diff --git a/bot_b200/csrc/edge_ops.cu b/bot_b200/csrc/edge_ops.cu
--- a/bot_b200/csrc/edge_ops.cu
+++ b/bot_b200/csrc/edge_ops.cu
@@ -85,12 +85,48 @@
   return fits(4) ? 4 : (fits(2) ? 2 : 1);
 }
 
-__global__ void k_pack_keep(int64_t n_edges, const uint8_t* __restrict__ keep, uint32_t* __restrict__ bits) {
-  const int64_t n_round = (n_edges + 31) & ~(int64_t)31;
-  for (int64_t e = blockIdx.x * (int64_t)blockDim.x + threadIdx.x; e < n_round; e += (int64_t)gridDim.x * blockDim.x) {
-    const unsigned b = __ballot_sync(0xffffffffu, e < n_edges && __ldg(keep + e) != 0);
-    if ((threadIdx.x & 31) == 0) bits[e >> 5] = b;
-  }
+__device__ __forceinline__ uint32_t nonzero_bytes(uint4 x) {
+  uint32_t b = 0;
+  const uint32_t w[4] = {x.x, x.y, x.z, x.w};
+#pragma unroll
+  for (int i = 0; i < 16; ++i) b |= (uint32_t)(((w[i >> 2] >> (8 * (i & 3))) & 0xffu) != 0) << i;
+  return b;
+}
+
+__global__ void k_kept_bits(int64_t n_edges, int64_t n_words, const int32_t* __restrict__ eid, const uint8_t* __restrict__ keep,
+                            const uint32_t* __restrict__ keep_bits, uint32_t* __restrict__ bits) {
+  const int64_t w = blockIdx.x * (int64_t)blockDim.x + threadIdx.x;
+  if (w >= n_words) return;
+  const int64_t p0 = w * 32;
+  uint32_t b = 0;
+  if (p0 + 32 <= n_edges && !eid && !keep_bits && ((uintptr_t)keep & 15) == 0) {
+    const uint4* k4 = reinterpret_cast<const uint4*>(keep + p0);
+    b = nonzero_bytes(__ldg(k4)) | nonzero_bytes(__ldg(k4 + 1)) << 16;
+  } else if (p0 + 32 <= n_edges) {
+    int32_t e[32];
+    if (eid) {
+#pragma unroll
+      for (int q = 0; q < 8; ++q) {
+        const int4 v = __ldg(reinterpret_cast<const int4*>(eid + p0) + q);
+        e[4 * q] = v.x; e[4 * q + 1] = v.y; e[4 * q + 2] = v.z; e[4 * q + 3] = v.w;
+      }
+    } else {
+#pragma unroll
+      for (int i = 0; i < 32; ++i) e[i] = (int32_t)(p0 + i);
+    }
+#pragma unroll
+    for (int i = 0; i < 32; ++i) {
+      const bool k = keep_bits ? (__ldg(keep_bits + (e[i] >> 5)) >> (e[i] & 31)) & 1u : __ldg(keep + e[i]) != 0;
+      b |= (uint32_t)k << i;
+    }
+  } else {
+    for (int i = 0; i < 32 && p0 + i < n_edges; ++i) {
+      const int64_t e = eid ? __ldg(eid + p0 + i) : p0 + i;
+      const bool k = keep_bits ? (__ldg(keep_bits + (e >> 5)) >> (e & 31)) & 1u : __ldg(keep + e) != 0;
+      b |= (uint32_t)k << i;
+    }
+  }
+  bits[w] = b;
 }
 
 struct KeptMap {
@@ -104,19 +140,17 @@
 
 template <int VEC, int PF>
 __global__ void k_edge_stage(int64_t n_edges, int h0, int Hn, const int32_t* __restrict__ eid,
-                             const int32_t* __restrict__ order,
                              const float* __restrict__ src, int64_t ld, const uint8_t* __restrict__ keep,
                              const uint32_t* __restrict__ keep_bits, float* __restrict__ dst,
                              const KeptMap km, const int32_t* __restrict__ indices,
                              int32_t* __restrict__ sub_indices, int32_t* __restrict__ sub_eid) {
-  for (int64_t t = blockIdx.x * (int64_t)blockDim.x + threadIdx.x; t < n_edges; t += (int64_t)gridDim.x * blockDim.x) {
-    const int64_t p = order ? __ldg(order + t) : t;
+  for (int64_t p = blockIdx.x * (int64_t)blockDim.x + threadIdx.x; p < n_edges; p += (int64_t)gridDim.x * blockDim.x) {
     int64_t q = p;
     if (km.bits) {
       if (!km.kept(p)) continue;
       q = km.rank(p);
     }
-    const int64_t e = __ldg(eid + p);
+    const int64_t e = eid ? __ldg(eid + p) : p;
     float v[kHMax];
 #pragma unroll
     for (int c = 0; c < kHMax; ++c) v[c] = 0.f;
■ ■ ■
YOUR TASK: Only a number is wanted here: the count of lines above that contain the word "bool".

RESPONSE: 2